@@ -35,16 +65,16 @@
   *k_out = -1; *beg = 0; *end = 0;
 }
 
-__device__ __forceinline__ void find_split_wave(const int32_t *koff, int K, int pch, int split, int lane, int *beg,
+__device__ __forceinline__ void find_split_wave(const int32_t *koff, int K, const WgradSplits &sp, WgTable tab, int split, int lane, int *beg,
                                                 int *end, int *gsid, int interleave) {
   if (K > 64) {
     int k;
-    find_split(koff, K, pch, split, &k, beg, end);
+    find_split(koff, K, sp, tab, split, &k, beg, end);
     *gsid = split;
     return;
   }
   const int lo = lane < K ? koff[lane] : 0, hi = lane < K ? koff[lane + 1] : 0;
-  const int ns = (hi - lo + pch - 1) / pch;
+  const int ns = wg_count(sp, tab, lane, hi - lo);
   int incl = ns;
   for (int o = 1; o < 64; o <<= 1) {
     const int t = __shfl_up(incl, o, 64);
@@ -85,8 +115,8 @@
     src = __ffsll((long long)fresh) - 1;
     sidx = __shfl(s_r, src, 64);
   }
-  const int b0 = lo + sidx * pch;
-  const int e0 = b0 + pch < hi ? b0 + pch : hi;
+  int b0 = 0, e0 = 0;
+  if (ns > 0) wg_chunk(sp, lo, hi, ns, sidx < ns ? sidx : 0, &b0, &e0);
   *beg = __shfl(b0, src, 64);
   *end = __shfl(e0, src, 64);
   *gsid = __shfl(incl - ns, src, 64) + sidx;
@@ -102,7 +132,7 @@
   const int cat = (w.ca - a0) < 128 ? (w.ca - a0) : 128;
   const int cbt = (w.cb - b0) < 128 ? (w.cb - b0) : 128;
   const int ta_n = (cat + 15) / 16, tb_n = (cbt + 15) / 16;
-  if (tid == 0) find_split(w.koff, w.K, w.pch, blockIdx.x, &sh[0], &sh[1], &sh[2]);
+  if (tid == 0) find_split(w.koff, w.K, w.sp, wg_table<WgradArgs>(), blockIdx.x, &sh[0], &sh[1], &sh[2]);
   __syncthreads();
   const int beg = sh[1], end = sh[2];
   const int wa = wid >> 1, wb = wid & 1;
@@ -177,17 +207,29 @@
   }
 }
 
-__global__ void __launch_bounds__(256) wgrad_reduce_kernel(const float *__restrict__ partial,
-                                                           const int32_t *__restrict__ koff,
-                                                           int K, int pch, int64_t cc,
-                                                           float *__restrict__ gW) {
+struct WgradReduceArgs {
+  const float *partial;
+  const int32_t *koff;
+  float *gW;
+  int64_t cc;
+  int K;
+  WgradSplits sp;
+};
+
+__global__ void __launch_bounds__(256) wgrad_reduce_kernel(WgradReduceArgs w) {
+  const float *__restrict__ partial = w.partial;
+  const int32_t *__restrict__ koff = w.koff;
+  float *__restrict__ gW = w.gW;
+  const int64_t cc = w.cc;
+  const WgradSplits &sp = w.sp;
+  const WgTable tab = wg_table<WgradReduceArgs>();
   const int k = blockIdx.y;
   __shared__ int sh[2];
   if (threadIdx.x == 0) {
     int acc = 0;
-    for (int q = 0; q < k; ++q) acc += (koff[q + 1] - koff[q] + pch - 1) / pch;
+    for (int q = 0; q < k; ++q) acc += wg_count(sp, tab, q, koff[q + 1] - koff[q]);
     sh[0] = acc;
-    sh[1] = (koff[k + 1] - koff[k] + pch - 1) / pch;
+    sh[1] = wg_count(sp, tab, k, koff[k + 1] - koff[k]);
   }
   __syncthreads();
   const int base = sh[0], ns = sh[1];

————

- **WHAT THIS TASK INVOLVES**:
In the entries above, the lines between the one holding "int K, const" and the one holding "pch, split, &k, beg, end);", inclusive, are to be printed exactly as written, and those alone.

- **EXERCISE OUTPUT**:
+__device__ __forceinline__ void find_split_wave(const int32_t *koff, int K, const WgradSplits &sp, WgTable tab, int split, int lane, int *beg,
                                                 int *end, int *gsid, int interleave) {
   if (K > 64) {
     int k;
-    find_split(koff, K, pch, split, &k, beg, end);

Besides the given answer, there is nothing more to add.